Jakarta, Aktual.com — Wakil Gubernur Sumatera Utara, Tengku Erry Nuradi terindikasi ikut terlibat dalam kasus dugaan korupsi penyalahgunaan dana Bantuan Sosial, Bantuan Dana Bawahan (BDB) milik Pemerintah Provinsi Sumut tahun anggaran 2011-2013.
Indikasi tersebut dilontarkan Kuasa hukum Gubernur Sumatera Utara Gatot Pujo Nugroho, Razman Arief Nasution, di gedung KPK, Selasa (11/8).
Razman menjelaskan, ketika dana Bansos dan BDB cair, Tengku tengah menjabat sebagai Bupati Serdang Bedagai. Dia menjabat sebagai Bupati selama dua periode, sejak 2005 sampai 2013.
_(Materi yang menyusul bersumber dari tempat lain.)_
@@ -436,6 +452,13 @@
     }
 }
 
+template <class RowF, class RatioF, class AnyF>
+PLP_LANE_FN void walk4(Lp4& S, const double c0, const double c1, const double c2, const double c3, const bool go, RowF ROWS,
+                       RatioF RATIO, AnyF ANY) {
+    walk4_begin(S, c0, c1, c2, c3, go);
+    while (ANY(S.status < 0)) walk4_pass(S, c0, c1, c2, c3, ROWS, RATIO, ANY);
+}
+
 PLP_LANE_FN void ratio_row4(const double a0, const double a1, const double a2, const double a3, const double beta, const int i,
                             const double d0, const double d1, const double d2, const double d3, const double x0,
                             const double x1, const double x2, const double x3, const double tolp, double& bs, double& bd,
diff --git a/polytope_amd/csrc/plp_reduce.hip b/polytope_amd/csrc/plp_reduce.hip
--- a/polytope_amd/csrc/plp_reduce.hip
+++ b/polytope_amd/csrc/plp_reduce.hip
@@ -17,9 +17,11 @@
     }
 }
 
-int launch_reduce(int d, const ReduceArgs& a, int phase, hipStream_t st) {
-    const ReducePlan p = plan_reduce(a.B, a.m_max, d, reduce_env());
+int launch_reduce(int d, const ReduceArgs& args, int phase, hipStream_t st) {
+    const ReducePlan p = plan_reduce(args.B, args.m_max, d, reduce_env());
     if (p.first.engine == RE_NONE) return 2;
+    ReduceArgs a = args;
+    a.repack = p.lane_repack;
     if (phase != 2) {
         const int rc = launch_plan(d, p.first, a, p.force_retry, 0, st);
         if (rc || !p.second || phase == 1) return rc;
diff --git a/polytope_amd/csrc/plp_reduce_d1_4.hip b/polytope_amd/csrc/plp_reduce_d1_4.hip
--- a/polytope_amd/csrc/plp_reduce_d1_4.hip
+++ b/polytope_amd/csrc/plp_reduce_d1_4.hip
@@ -20,3 +20,15 @@
     return 0;
 }
 #endif
+
+#ifdef PLP_LANE_DBG_HIST
+extern "C" __attribute__((visibility("default"))) int plp_debug_lane_hist(unsigned long long* out, int reset) {
+    (void)hipDeviceSynchronize();
+    if (out && hipMemcpyFromSymbol(out, HIP_SYMBOL(plp::plp_lane_hist), sizeof(plp::plp_lane_hist)) != hipSuccess) return 1;
+    if (reset) {
+        static const unsigned long long z[9 * 16 * 4] = {0};
+        if (hipMemcpyToSymbol(HIP_SYMBOL(plp::plp_lane_hist), z, sizeof(z)) != hipSuccess) return 1;
+    }
+    return 0;
+}
+#endif
diff --git a/polytope_amd/csrc/plp_reduce_lane.hpp b/polytope_amd/csrc/plp_reduce_lane.hpp
--- a/polytope_amd/csrc/plp_reduce_lane.hpp
+++ b/polytope_amd/csrc/plp_reduce_lane.hpp
@@ -9,6 +9,17 @@
 
 #ifndef PLP_LANE_CH
 #define PLP_LANE_CH 4
+#endif
+
+#ifndef PLP_LANE_REPACK_PAIR
+#define PLP_LANE_REPACK_PAIR 32
+#endif
+#ifndef PLP_LANE_REPACK_QUAD
+#define PLP_LANE_REPACK_QUAD 16
+#endif
+
+#ifdef PLP_LANE_DBG_HIST
+static __device__ unsigned long long plp_lane_hist[9][16][4];
 #endif
 
 constexpr int LN_ROWS = 16;
@@ -37,7 +48,7 @@
 template <int D, int GS, int ROWS = LN_ROWS, bool BBOX = false>
 __device__ __forceinline__ void reduce_lane_tile(
     const long long tile, long long B, int m_max, const double* __restrict__ Ag, const double* __restrict__ bg,
-    const int* __restrict__ mrows, double abs_tol, int force_retry, unsigned long long* __restrict__ keep_out,
+    const int* __restrict__ mrows, double abs_tol, int force_retry, int repack, unsigned long long* __restrict__ keep_out,
     int* __restrict__ flags_out, double* __restrict__ r_out, double* __restrict__ xc_out, int* __restrict__ nlp_out,
     unsigned long long* __restrict__ ctr) {
     static_assert(D >= 1 && D <= 4, "the lane engine walks in R^3 (lower dimensions are embedded) or R^4");
@@ -273,6 +284,7 @@
     int nlp = 1;
     uint64_t keep = 0ull;
     int stage = 0;
+    int ncert = 0;
     if (fulldim) {
         const int neq = __popcll(live);
         if (neq <= D + 1) { flags = RF_EARLY; keep = live; }
@@ -282,11 +294,16 @@
     __syncthreads();
     auto any_lane = [](bool p) { return __any(p) != 0; };
     using LpState = std::conditional_t<D == 4, lane::Lp4, lane::Lp3>;
-    auto lane_solve = [&](LpState& S, const double (&cv)[4], const bool go_, const double* pA, const double* pbeta, auto relax_tag,
-                          int krv, const int nparts, const int part) {
+    auto lane_solve = [&](const double (&cv0)[4], const bool go_, const int tp0, auto relax_tag, const int krv0, const int nparts0,
+                          auto nq_tag, auto FIN, const int kind, int& st, double (&q)[decltype(nq_tag)::value]) {
         constexpr bool RELAX = decltype(relax_tag)::value;
-        const int cnt = rows / nparts;
-        const int i0 = part * cnt;
+        constexpr int NQ = decltype(nq_tag)::value;
+        LpState S;
+        double cv[4] = {cv0[0], cv0[1], cv0[2], cv0[3]};
+        int krv = krv0, nparts = nparts0;
+        int cnt = rows / nparts;
+        int i0 = (lane & (nparts - 1)) * cnt;
+        const double* pA = sA + tp0;
         auto row_of = [&](const double* base, double& a0, double& a1, double& a2, double& a3) {
             a0 = base[0];
             a1 = D > 1 ? base[(D > 1 ? 1 : 0) * LS] : 0.0;
@@ -297,7 +314,7 @@
             constexpr bool X0 = decltype(x0_tag)::value;
             if constexpr (RELAX) asm volatile("" : "+v"(krv));
             const double* ra = pA + i0 * D * LS;
-            const double* rb_ = pbeta + i0 * LS;
+            const double* rb_ = pA + OFF_N + i0 * LS;
             int ic = i0;
             for (int ch = 0; ch < cnt; ch += PLP_LANE_CH) {
 #pragma unroll
@@ -331,32 +348,132 @@
             if (nparts > 1) meet(std::integral_constant<int, PLP_DPP_XOR1>{});
             if (nparts > 2) meet(std::integral_constant<int, PLP_DPP_XOR2>{});
         };
+        auto one_pass = [&]() {
+            if constexpr (D == 4) {
+                lane::walk4_pass(
+                    S, cv[0], cv[1], cv[2], cv[3],
+                    [&](int i, double& a0, double& a1, double& a2, double& a3) { row_of(pA + (i * D) * LS, a0, a1, a2, a3); },
+                    [&](double d0, double d1, double d2, double d3, double x0, double x1, double x2, double x3, double tolp, double& bs,
+                        double& bd, int& bi) {
+                        const double dv[4] = {d0, d1, d2, d3}, xv[4] = {x0, x1, x2, x3};
+                        ratio(std::false_type{}, dv, xv, tolp, bs, bd, bi);
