@@ -1349,6 +1352,7 @@
     g.zrow = c.zrow; g.zcol_end = c.zcol_end;
     g.stagger = (ROLE == ROLE_DOWNDATE) ? 1 : 0;
     g.img = c.img; g.img_nkc = c.img_nkc; g.img_c0 = c.img_c0;
+    g.chain_word = c.chain_word; g.chain_epoch = c.chain_epoch; g.status = d_status;
     hipStream_t st = c.st ? c.st : stream;
     const bool mf = kIsF32 && opt_mfma;
     dim3 grid(c.cols / (mf ? TN : 64), c.rows / (mf ? TM : 64));
@@ -1528,7 +1532,7 @@
       const T* zq = with_nu ? zp : nullptr;
       T* nuq = with_nu ? nu_row : nullptr;
       const ChunkTab st = tab ? *tab : ChunkTab{0, {}};
-      int* mrows = (with_nu && tab) ? d_counters + kQueueCounters : nullptr;
+      int* mrows = (with_nu && tab) ? d_counters + kResetInts : nullptr;
       if (small) {
         constexpr int RB = 4;
         dim3 grid((m_pad / 2 + 255) / 256, (n + RB - 1) / RB + extra);
@@ -1896,6 +1900,10 @@
   bool chunk_su_tail(const UpdatePlan& p, int g, const UpdateCtx& ux) const {
     return kIsF32 && opt_su_tail && !chunk_overlaps(p, g) && p.nchunks > 1 && chunk_splits(p, ux);
   }
+  bool solve_polls_chain(const UpdatePlan& p, int g) const {
+    return kIsF32 && opt_mfma && opt_solve_poll_chain && (p.nsteps <= 16 || opt_solve_poll_chain > 1) && g > 0 &&
+           chunk_overlaps(p, g) && stream_b_masked && reserved_cus > 0 && !p.oneblock;
+  }
   enum SolveShape { SOLVE_64X64, SOLVE_128_ONE_PER_CU, SOLVE_64X128, SOLVE_128 };
   SolveShape solve_shape(const UpdatePlan& p, int g) const {
     const bool mf = kIsF32 && opt_mfma;
@@ -1953,6 +1961,10 @@
     c.rows = p.npad_live + p.nb; c.cols = width; c.K = width; c.ktri = KTRI_UPPER;
     c.two_groups = want_solve_s2(width, p.npad_live);
     c.st = ss;
+    if (ss == stream_b && solve_polls_chain(p, gi)) {
+      c.chain_word = reinterpret_cast<const unsigned*>(d_counters + kChainEpochWord); c.chain_epoch = (unsigned)gi + 1;
+      ++launch_cnt[EKF_LAUNCH_SOLVE_POLL_CHAIN];
+    }
     switch (solve_shape(p, gi)) {
       case SOLVE_64X64:
         c.tile_list = tilemap.d + solve6464_off + 2 * (2 * ntc - 2 * wt) * 2 * ntr; c.ntiles = 2 * wt * 2 * ntr;
@@ -2010,7 +2022,7 @@
       if (!vimg_done) ++launch_cnt[EKF_LAUNCH_SPLIT_IMAGE];
       const int* mirror_rows = nullptr;
       if (opt_syrk_mirror_skip && gi + 1 < p.nchunks)
-        mirror_rows = d_counters + kQueueCounters + 2 * (p.recompute ? gi + 1 : kMirrorEmpty);
+        mirror_rows = d_counters + kResetInts + 2 * (p.recompute ? gi + 1 : kMirrorEmpty);
       return launch_downdate_bf16x6(ux, c0, c1, m_pad, ss, !vimg_done, tilemap.d + tri6_off, tri_count, 0, 0, INT_MAX,
                                     double(n) * n * (std::min(c1, m) - std::min(c0, m)), row_rider, su_tail, mirror_rows);
     }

“Dia (Tengku) terima BDB Rp 100 miliar. Tapi peruntukannya benar atau tidak, kan nanti dilihat. Tapi BDB ada, terima pas jabat Bupati Serdang Bedagai. Menjabat Wagub belum, tapi Bupati sudah. Jabat Bupati kan dua periode dia,” ujar Razman, di gedung KPK, Jakarta, Selasa (11/8).
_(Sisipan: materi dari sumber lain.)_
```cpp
typedef struct pnl_tree pnl_tree;
typedef struct pnl_nfplan pnl_nfplan;
int pnl_tree_build(int N, int dim, const double *boxes, const int64_t *d2c_ptr, const int32_t *d2c_idx, int nc, double eta,
                   int min_size, int max_levels, int do_admissibility, pnl_tree **out);
int pnl_tree_build_blocks(int N, int dim, const double *boxes, const int64_t *d2c_ptr, const int32_t *d2c_idx, int nc, double eta,
                          int min_size, int max_levels, int do_admissibility, const int32_t *dof_block, int mixed_block,
                          pnl_tree **out);
// ... 174 lines not shown
```

pynucleus_amd/_lib.py:

```python
import ctypes as C
import os
import numpy as np

_HERE = os.path.dirname(os.path.abspath(__file__))
LIB_PATH = os.environ.get('PNL_LIB', os.path.join(_HERE, 'libpnl_hip.so'))

PNL_OK = 0
PNL_ERR_INVALID = -1
PNL_ERR_UNSUPPORTED = -2
PNL_ERR_HIP = -3
PNL_ERR_STATE = -4
PNL_ERR_ORDER = -5
PNL_INTERIOR = 0
PNL_BOUNDARY = 1
PNL_FLAG_NO_MIRROR = 1
PNL_FLAG_SYMMETRIC_FLUSH = 2
PNL_NUM_COUNTERS = 140

EXPORTS = ['pnl_create', 'pnl_destroy', 'pnl_error_string', 'pnl_version', 'pnl_set_stream', 'pnl_synchronize',
           'pnl_upload_mesh', 'pnl_upload_dofmap', 'pnl_set_kernel', 'pnl_set_order_formula', 'pnl_upload_distant_rules',
           'pnl_upload_singular_rule', 'pnl_upload_boundary', 'pnl_assemble_dense', 'pnl_dense_overwrites', 'pnl_block_row_costs', 'pnl_tile_cells',
           'pnl_assemble_dense_tiles', 'pnl_get_counters', 'pnl_get_phase_ms', 'pnl_get_kernel_ms', 'pnl_get_settled_tiles', 'pnl_tree_build', 'pnl_tree_build_blocks', 'pnl_tree_build_refined', 'pnl_tree_build_horizon', 'pnl_tree_build_device', 'pnl_tree_destroy', 'pnl_tree_sizes', 'pnl_tree_get', 'pnl_tree_node_cells', 'pnl_h2_transfer_matrices', 'pnl_nfplan_build', 'pnl_nfplan_destroy', 'pnl_nfplan_sizes', 'pnl_nfplan_get', 'pnl_horizon_pattern', 'pnl_near_pattern', 'pnl_pattern_set_max_nnz', 'pnl_set_option', 'pnl_set_cell_order', 'pnl_set_interaction_transform', 'pnl_set_order_vertex_values', 'pnl_h2_get', 'pnl_h2_set', 'pnl_pattern_nnz', 'pnl_pattern_get', 'pnl_pattern_destroy', 'pnl_set_row_slab', 'pnl_diag_blocks_size', 'pnl_get_diag_blocks', 'pnl_slab_matvec', 'pnl_slab_diagonal', 'pnl_gemv', 'pnl_cg_jacobi',
           'pnl_inv_diagonal', 'pnl_set_classes', 'pnl_select_class', 'pnl_upload_sparsity', 'pnl_upload_sparsity_device', 'pnl_assemble_pairs_masked', 'pnl_assemble_boundary_masked', 'pnl_assemble_clusters_tiled', 'pnl_h2_setup', 'pnl_h2_matvec', 'pnl_h2_upward', 'pnl_h2_interact', 'pnl_h2_downward', 'pnl_h2_sizes', 'pnl_spmv',
           'pnl_assemble_pairs_in_horizon', 'pnl_assemble_pairs_in_horizon_range', 'pnl_set_nonsymmetric', 'pnl_set_order_function', 'pnl_upload_pointwise_rules', 'pnl_assemble_dense_pointwise',
           'pnl_assemble_pairs_masked_pointwise', 'pnl_assemble_boundary_masked_pointwise', 'pnl_get_settled_lists',
           'pnl_gemv_axpby', 'pnl_csr_matvec', 'pnl_mg_create', 'pnl_mg_destroy', 'pnl_mg_cycle', 'pnl_mg_solve', 'pnl_mg_cg', 'pnl_theta_step', 'pnl_selftest',
           'pnl_potrf', 'pnl_potrs', 'pnl_getrf', 'pnl_getrs',
           'pnl_csr_cg_jacobi', 'pnl_fe_space_create', 'pnl_fe_space_destroy', 'pnl_assemble_nonlinearity', 'pnl_imex_create',
           'pnl_imex_destroy', 'pnl_imex_sweep', 'pnl_lincomb', 'pnl_gemv_multi', 'pnl_gemv_block', 'pnl_spmv_block', 'pnl_uniform_lane_layout',
           'pnl_h2_matvec_block', 'pnl_h2_upward_block', 'pnl_h2_interact_block', 'pnl_h2_downward_block',
           'pnl_cg_jacobi_block', 'pnl_cgb_init', 'pnl_cgb_update', 'pnl_cgb_refresh', 'pnl_cgb_direction',
           'pnl_cgb_residual', 'pnl_cgb_start', 'pnl_cgb_step', 'pnl_cgb_beta', 'pnl_mg_cycle_block', 'pnl_mg_cg_block',
           'pnl_bicgstab_block', 'pnl_bcgb_init', 'pnl_bcgb_start', 'pnl_bcgb_alpha', 'pnl_bcgb_omega', 'pnl_bcgb_direction']

PNL_FUN_BRUSSELATOR, PNL_FUN_CUBIC = 0, 1
PNL_IMEX_CG_MG, PNL_IMEX_CHOL = 0, 1
PNL_IMEX_MAX_STAGES, PNL_IMEX_MAX_COMP = 4, 2
PNL_INTERP_MAX_OPS = 21
PNL_CGB_MAXVEC, PNL_CGB_STATE = 16, 8
PNL_BCGB_STATE = 12
# ... 94 lines not shown
    L.pnl_selftest.argtypes = [i32, i32, i32, i32, vp, i32, vp, vp]
    L.pnl_set_order_formula.argtypes = [vp, i32, C.POINTER(pnl_order_formula)]
    L.pnl_upload_distant_rules.argtypes = [vp, i32, vp, vp, vp, vp, vp, vp, vp]
    L.pnl_upload_singular_rule.argtypes = [vp, i32, i32, i32, i32, vp, vp, vp, dbl]
    L.pnl_upload_boundary.argtypes = [vp, i32, vp]
    L.pnl_assemble_dense.argtypes = [vp, vp, i64, i32, i32, i32, i32]
    L.pnl_dense_overwrites.argtypes = [vp, i32, i32, i32]
    L.pnl_block_row_costs.argtypes = [vp, vp, i32]
    L.pnl_tile_cells.argtypes = [vp]
    L.pnl_assemble_dense_tiles.argtypes = [vp, vp, i64, i32, i32, vp, i32, i32, i32]
    L.pnl_get_counters.argtypes = [vp, vp, i32]
    L.pnl_get_phase_ms.argtypes = [vp, vp, i32]
    L.pnl_get_kernel_ms.argtypes = [vp, vp, i32]
    L.pnl_get_settled_tiles.argtypes = [vp, vp, C.c_int64]
    L.pnl_get_settled_lists.argtypes = [vp, vp, vp, C.c_int64]
    L.pnl_uniform_lane_layout.argtypes = [i32, vp, vp, i32, i32, vp, vp, vp, vp, vp, vp, vp]
    L.pnl_set_row_slab.argtypes = [vp, i32, vp, i32, vp]
    L.pnl_tree_build.argtypes = [i32, i32, vp, vp, vp, i32, dbl, i32, i32, i32, C.POINTER(vp)]
    L.pnl_tree_build_blocks.argtypes = [i32, i32, vp, vp, vp, i32, dbl, i32, i32, i32, vp, i32, C.POINTER(vp)]
    L.pnl_tree_build_refined.argtypes = [i32, i32, vp, vp, vp, i32, dbl, i32, i32, i32, vp, i32, i32, C.POINTER(vp)]
    L.pnl_tree_build_horizon.argtypes = [i32, i32, vp, vp, vp, i32, dbl, i32, i32, i32, vp, i32, i32, dbl, C.POINTER(vp)]
    L.pnl_tree_build_device.argtypes = [i32, i32, vp, vp, vp, i32, dbl, i32, i32, i32, i32, C.POINTER(vp)]
    L.pnl_tree_destroy.argtypes = [vp]
    L.pnl_tree_destroy.restype = None
    L.pnl_tree_sizes.argtypes = [vp, vp]
    L.pnl_tree_get.argtypes = [vp, vp, vp, vp, vp, vp, vp, vp, vp]
    L.pnl_tree_node_cells.argtypes = [vp, i32, vp, vp, vp]
    L.pnl_h2_transfer_matrices.argtypes = [i32, i32, i32, vp, vp, vp]
    L.pnl_nfplan_build.argtypes = [i32, i32, vp, i32, vp, i32, i32, vp, i32, vp, vp, vp, vp, i32, vp, i32, i32, C.POINTER(vp)]
    L.pnl_nfplan_destroy.argtypes = [vp]
# ... 457 lines not shown
        if n:
            self.check(min(self.L.pnl_get_settled_tiles(self.h, tiles.ctypes.data, n), 0))
        return tiles

    def settled_lists(self):
        n = self.settled_tiles().shape[0]
        codes = np.zeros((n, 512), dtype=np.uint16)
        have = self.L.pnl_get_settled_lists(self.h, codes.ctypes.data if n else None, None, n)
        self.check(min(have, 0))
        if not have:
            return codes, None
        lists = np.zeros((n, 4104), dtype=np.uint16)
        self.check(min(self.L.pnl_get_settled_lists(self.h, None, lists.ctypes.data, n), 0))
        return codes, lists

    def gemv(self, A_ptr, ldA, n, x_ptr, y_ptr, symmetric_half=False):
        self.check(self.L.pnl_gemv(self.h, C.c_void_p(A_ptr), int(ldA), int(n), C.c_void_p(x_ptr), C.c_void_p(y_ptr),
                                   int(symmetric_half)))

    def cg_jacobi(self, A_ptr, ldA, n, b_ptr, x_ptr, tol, maxiter):
        it, res = C.c_int(0), C.c_double(0.)
        self.check(self.L.pnl_cg_jacobi(self.h, C.c_void_p(A_ptr), int(ldA), int(n), C.c_void_p(b_ptr), C.c_void_p(x_ptr),
                                        float(tol), int(maxiter), C.byref(it), C.byref(res)))
        return it.value, res.value

    def gemv_axpby(self, A_ptr, ldA, nrows, ncols, x_ptr, alpha, beta, b_ptr, y_ptr):
        self.check(self.L.pnl_gemv_axpby(self.h, C.c_void_p(A_ptr), int(ldA), int(nrows), int(ncols), C.c_void_p(x_ptr), float(alpha),
                                         float(beta), C.c_void_p(b_ptr) if b_ptr else None, C.c_void_p(y_ptr)))

    @staticmethod
# ... 205 lines not shown
```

Razman pun mengklaim, jika kliennya tahu betul bagaimana sepak terjang Ketua DPW Partai Nasdem itu selama menjadi Bupati. Hal itu pun bukan tanpa alasan, pasalnya Gatot juga telah menjabat sebagai Wakil Gubernur Sumut sejak 2008 sampai 2011, sebelum akhirnya menjadi Pelaksana tugas (Plt) Gubernur 2011.
“Sekarang gini deh, satu Plt satu Bupati, jadi satu paket. Pasti sudah sama-sama tahulah. Logika aja, nanti dipersidangan dibuka. Pak Gatot akan buka,” tegas Razman.
Sebelumnya, Tengku yang sudah diperiksa sebagai saksi dalam kasus dugaan korupsi dana Bansos oleh Kejaksaan Agung mengaku, jika dirinya tidak mengetahui soal anggaran tersebut.
“Bahkan Bansos 2013 itu penganggarannya disahkan pada APBD 2013. Tentu kami tidak memahami dan mengetahui,” ujar Erry, di Kejaksaan Agung, Jakarta, Rabu (5/8).
Seperti diketahui, kasus dugaan korupsi dana Bansos milik ini awalnya ditangani pihak Kejaksaan Tinggi Sumut. Namun demikian, dalam perkembangannya kasus tersebut justru diambil alih oleh Kejagung.
Kejagung mengambilalih kasus Bansos itu bukan hanya karena lambannya kinerja Kejati Sumut, namun juga karena terindikasi adanya pelanggaran hukum.
Kasubdit Penyidikan pada Jampidsus Kejagung, Sarjono Turin menuturkan, kasus yang diduga melibatkan sejumlah petinggi di Pemerintah Provinsi Sumut itu terjadi pada dua tahun anggaran, jumlahnya mencapai sekitar Rp 2 trilyun.